I’ve had that happen to ECCO shoes. There’s a company in San Diego that says it specializes in reconditioning that brand of shoes so I sent a pair with deteriorating soles to them a couple of years ago. (They charge about $85 for the service.) But they sent them back unrepaired saying that that type of sole wasn’t possible to replace.

I have an old Bose Wave clock radio/CD player by my bed. It works with a remote. Periodically, I’ll go into my bedroom during the day, and the radio will be on (but not tuned to any station so it’s mostly noise). I’ve assumed my condo neighbors must have some device with a remote with the same frequency .
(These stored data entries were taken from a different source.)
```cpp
enum ConvPass { CONV_FWD = 0, CONV_DGRAD = 1, CONV_WGRAD = 2 };
enum ConvAlgo { CONV_GENERIC = 0 , CONV_C3 = 1 ,
                CONV_DIRECT = 2 , CONV_WINO2 = 3, CONV_WINO4 = 4 };
struct ConvHints {
  bool inference = false, pool_follows = false; float* v_slot = nullptr; size_t v_slot_floats = 0;
  bool pooled_dy = false; const float* pool_y = nullptr;
};
struct ConvPlan {
  ConvAlgo algo;
  ConvAlgo direct;
  bool edge;
  size_t ws_floats;
  size_t v_floats;
};
ConvPlan umpr_conv3x3_plan(ConvPass pass, int N, int Cin, int Cout, int H, int W, bool inference);
size_t umpr_conv3x3_pack_floats(int N, int Cin, int Cout, int H, int W);
bool umpr_conv3x3_pool_fold_ok(int N, int Cin, int Cout, int H, int W);
int umpr_conv3x3_run(const float* x, const float* w, int transposed, const float* bias, const float* mask, float* y,
                     int N, int Cin, int Cout, int H, int W, int relu, float* wpack, size_t wpack_floats,
                     const ConvHints& hints, hipStream_t s);
struct WinoConvGeom { int planes, MT, S; long T, Tpad; bool edge; size_t v_floats, U, V, M, count, tie, floats; };
WinoConvGeom umpr_wino_conv_geom(int N, int C, int M, int H, int W, bool f4);
struct WinoWgradGeom { long T, Tpad; int MT, CT, Mpad, Cpad, stages, splits, stages_per_split, planes, bnc; size_t Gy, V, P, BP, floats; };
WinoWgradGeom umpr_wino_wgrad_geom(int N, int Cin, int Cout, int H, int W, bool f4);
long umpr_wino_last_fix_count();
int umpr_wino_wgrad(const float* dy, const float* x, float* dw, float* db, int N, int Cin, int Cout, int H, int W,
                    int accumulate, float* ws, size_t ws_floats, bool f4, const ConvHints& hints, hipStream_t s);
int umpr_wino_conv3x3(const float* x, const float* w, int transposed, const float* bias, const float* mask, float* y,
                      int N, int Cin, int Cout, int H, int W, int relu, float* ws, size_t ws_floats, bool f4,
                      const ConvHints& hints, hipStream_t s);
int umpr_conv3x3_flip_transpose(const float* w, float* wt, int Cout, int Cin, hipStream_t s);
size_t umpr_conv3x3_wgrad_ws_bytes(int N, int Cin, int Cout, int H, int W);
int umpr_conv3x3_wgrad(const float* gz, const float* x, float* dw, float* db, int N, int Cin, int Cout, int H, int W,
                       int accumulate, float* ws, size_t ws_bytes, const ConvHints& hints, hipStream_t s);
int umpr_maxpool2_fwd_impl(const float* x, float* y, long planes, int H, int W, hipStream_t s);
int umpr_maxpool2_bwd_relu_impl(const float* x, const float* gy, float* gx, long planes, int H, int W, hipStream_t s);

int umpr_wgrad_reduce(const float* slab, const float* bslab, int splits, int Cout, int Cin, float* dw, float* db,
                      int accumulate, hipStream_t s);

struct UmprPF {
  int N, H, W, RW;
  long rows;
  long ptot;
  long lead, tail;
  long ps;
};
UmprPF umpr_pf(int N, int H, int W);
// ... 117 lines not shown
```

### umpr_amd/csrc/winograd.hip

```cpp
#include <type_traits>

#include "umpr_common.h"
#include "umpr_internal.h"

namespace {

constexpr int WK = 32;
constexpr int WBM = 128;
constexpr int WBN = 128;
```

ETA: I’ve had that disintegrating sole happen to shoes I’ve owned, too. Fortunately, I noticed before I left the house. Now, I just don’t buy shoes with soles like that. I don’t do “fast fashion” with shoes.

Me too! Ecco boots not worn for a year or two. Pull out of the closet to wear to an outdoor event held on a graver surface. An hour later I’m walking around in boots with no bottoms. Not happy at all.

A particularly annoying thing about this with the shoes that did that to me was that they didn’t otherwise seem at all to be “fast fashion”. The uppers were really nice quality leather, apparently designed to last; and they actually almost fit me (almost no shoes do; and shoes supposed to be “fashionable” generally don’t come anywhere remotely near fitting.)